WHEREAS, Holder and the Company desire to amend the “Exercise Price” and adjust the “Commencement Date” and “Expiration Date” under the Holder’s Warrant (as such terms are defined under the Warrant) to facilitate the “Company’s IPO” (as defined below);

 

NOW THEREFORE, the undersigned Holder and the Company hereby agree that the “Exercise Price” and “Expiration Date” under the Warrant are hereby amended in their entirety to read as follows by (i) replacing the first paragraph of the Warrant in its entirety with the following first paragraph; (ii) amending in its entirety the definition of “Exercise Price” under Section 1 of the Warrant; and (iii) adding the definition of  “Liquidity  Event” to Section 1 of the Warrant; and to read as follows:

 

“JAGUAR ANIMAL HEALTH, INC., a Delaware corporation (the “Company”), hereby certifies that, for value received, GPB Life Science Holdings LLC, or its permitted assigns (the “Holder”), is entitled to purchase from the Company that whole number of shares of common stock, par value $0.0001 per share (the “Common Stock”) of the Company as determined by dividing $500,000 by the Exercise Price (as defined below) (each such share, a “Warrant Share” and all such shares, the “Warrant Shares”) at an exercise price per share equal to the Exercise Price.
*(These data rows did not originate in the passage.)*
+        const int mode = (int)((r >> 16) % 16);
+        if (mode == 0 && prev >= 0) k = prev, neg = prev_neg;
+        if (mode == 1 && prev >= 0) k = prev, neg = !prev_neg;
+        if (mode == 2) {
+            exact = g1_xyzz_t::inf();
+            te = te_lazy_t::neutral();
+        }
+        if (mode == 3) {
+            if (!te.madd(inf_slot.b0, inf_slot.b1, inf_slot.b2, neg)) return it + 1;
+            if (!same_point(te, exact)) return it + 1;
+            continue;
+        }
+        prev = k;
+        prev_neg = neg;
+        exact.add_affine(pool[k], neg);
+        if (!te.madd(slots[k].b0, slots[k].b1, slots[k].b2, neg)) return it + 1;
+        if (!same_point(te, exact)) return it + 1;
+    }
+    for (int k = 0; k < 64; k++)
+        for (int second = 0; second < 2; second++) {
+            exact = g1_xyzz_t::inf();
+            te = te_lazy_t::neutral();
+            exact.add_affine(pool[k], false);
+            exact.add_affine(pool[k], second != 0);
+            if (!te.madd(slots[k].b0, slots[k].b1, slots[k].b2, false) || !te.madd(slots[k].b0, slots[k].b1, slots[k].b2, second != 0)) return -100 - k;
+            if (!same_point(te, exact)) return -100 - k;
+        }
+    {
+        te_lazy_t t2 = te_lazy_t::neutral();
+        t2.y = (fql_t::zero() - t2.y).normalized();
+        alignas(16) g1_lazy_partial_t raw;
+        t2.store_raw(&raw);
+        te_lazy_t::raw_to_xyzz(&raw);
+        const g1_xyzz_t got = xyzz_lazy_t::exact_from_raw(&raw);
+        if (got.zz.is_zero() || got.x != (fq_t::zero() - one) * got.zz || !got.y.is_zero()) return -6;
+    }
+    {
+        te_lazy_t e = te_lazy_t::neutral();
+        e.t = (e.z + e.z).normalized();
+        te_lazy_t e2 = e;
+        if (e.madd(inf_slot.b0, inf_slot.b1, inf_slot.b0, false)) return -7;
+        if (e2.madd(inf_slot.b0, inf_slot.b1, inf_slot.b0, true)) return -8;
+    }
+    if (te_bound_violations() != 0) return -9;
+    return 0;
+}
+RustError snarkvm_hip_g1_te_stats(uint64_t* out) {
+    API_TRY
+    if (!out) throw hip_failure{hipErrorInvalidValue, "g1_te_stats: null argument", __LINE__};
+    g_rt.configure();
+    uint64_t recomputed = 0;
+    int prev = 0;
+    (void)hipGetDevice(&prev);
+    for (auto& d : g_rt.devs) {
+        if (!d->ready) continue;
+        HIP_TRY(hipSetDevice(d->physical));
+        for (auto& l : d->lane) {
+            if (!l.te_state.p) continue;
+            uint32_t w = 0;
+            HIP_TRY(hipStreamSynchronize(l.stream));
+            HIP_TRY(hipMemcpy(&w, l.te_state.as<uint32_t>() + 1, 4, hipMemcpyDeviceToHost));
+            recomputed += w;
+        }
+    }
+    (void)hipSetDevice(prev);
+    out[0] = recomputed;
+    out[1] = te_registry().handles_te.load();
+    out[2] = te_registry().handles_unmappable.load();
+    API_CATCH
+}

This Warrant may be exercised at any time and from time to time commencing on the date six (6) months from December 3, 2014 (the “Commencement Date”), and through and including the earlier to occur of (x) 5:00 P.M., New York City time, on the fifth anniversary of the Commencement Date and (y) 5:00 P.M. New York City time on the date immediately prior to a “Liquidation Event” (as defined below) (the earliest of (x) and (y) shall be ( the “Expiration Date”), subject to the following terms and conditions:”

 

“Exercise Price” means, subject to adjustment under Section 9 below, (i) upon the closing of the sale of shares by the Company of Common Stock to the public in a firm-commitment underwritten public offering pursuant to an effective registration statement under the Securities Act of 1933, as amended, on, or before, June 30, 2015 (the “IPO”), the Exercise Price shall be equal to $5.60 per share and (ii) if the Company has not consummated the IPO on, or before, June 30, 2015, then the Exercise Price shall thereafter be $2.696 per share.

 

Liquidation Eventmeans (x) the closing of a merger, reorganization, tender offer or similar transaction involving the Company or its securities with or into another entity in which the holders of voting securities of the Company immediately prior to such transaction will hold less than 50% of the voting securities of the surviving entity immediately following such transaction as a result of shares held prior to such transaction and (y) the closing of a sale of all or substantially all of the assets of the Company.

 

The undersigned have executed this Warrant Exercise Amendment effective as of March       , 2015.

 

 

Holder:

 

 

 

 

 

By:

 

 

 

(Signature)

 

 

 

 

(Print Name and Title)

 

 

 

Company:

 

By:

 

 

 

(Signature)

 

 

 

(Print Name and Title)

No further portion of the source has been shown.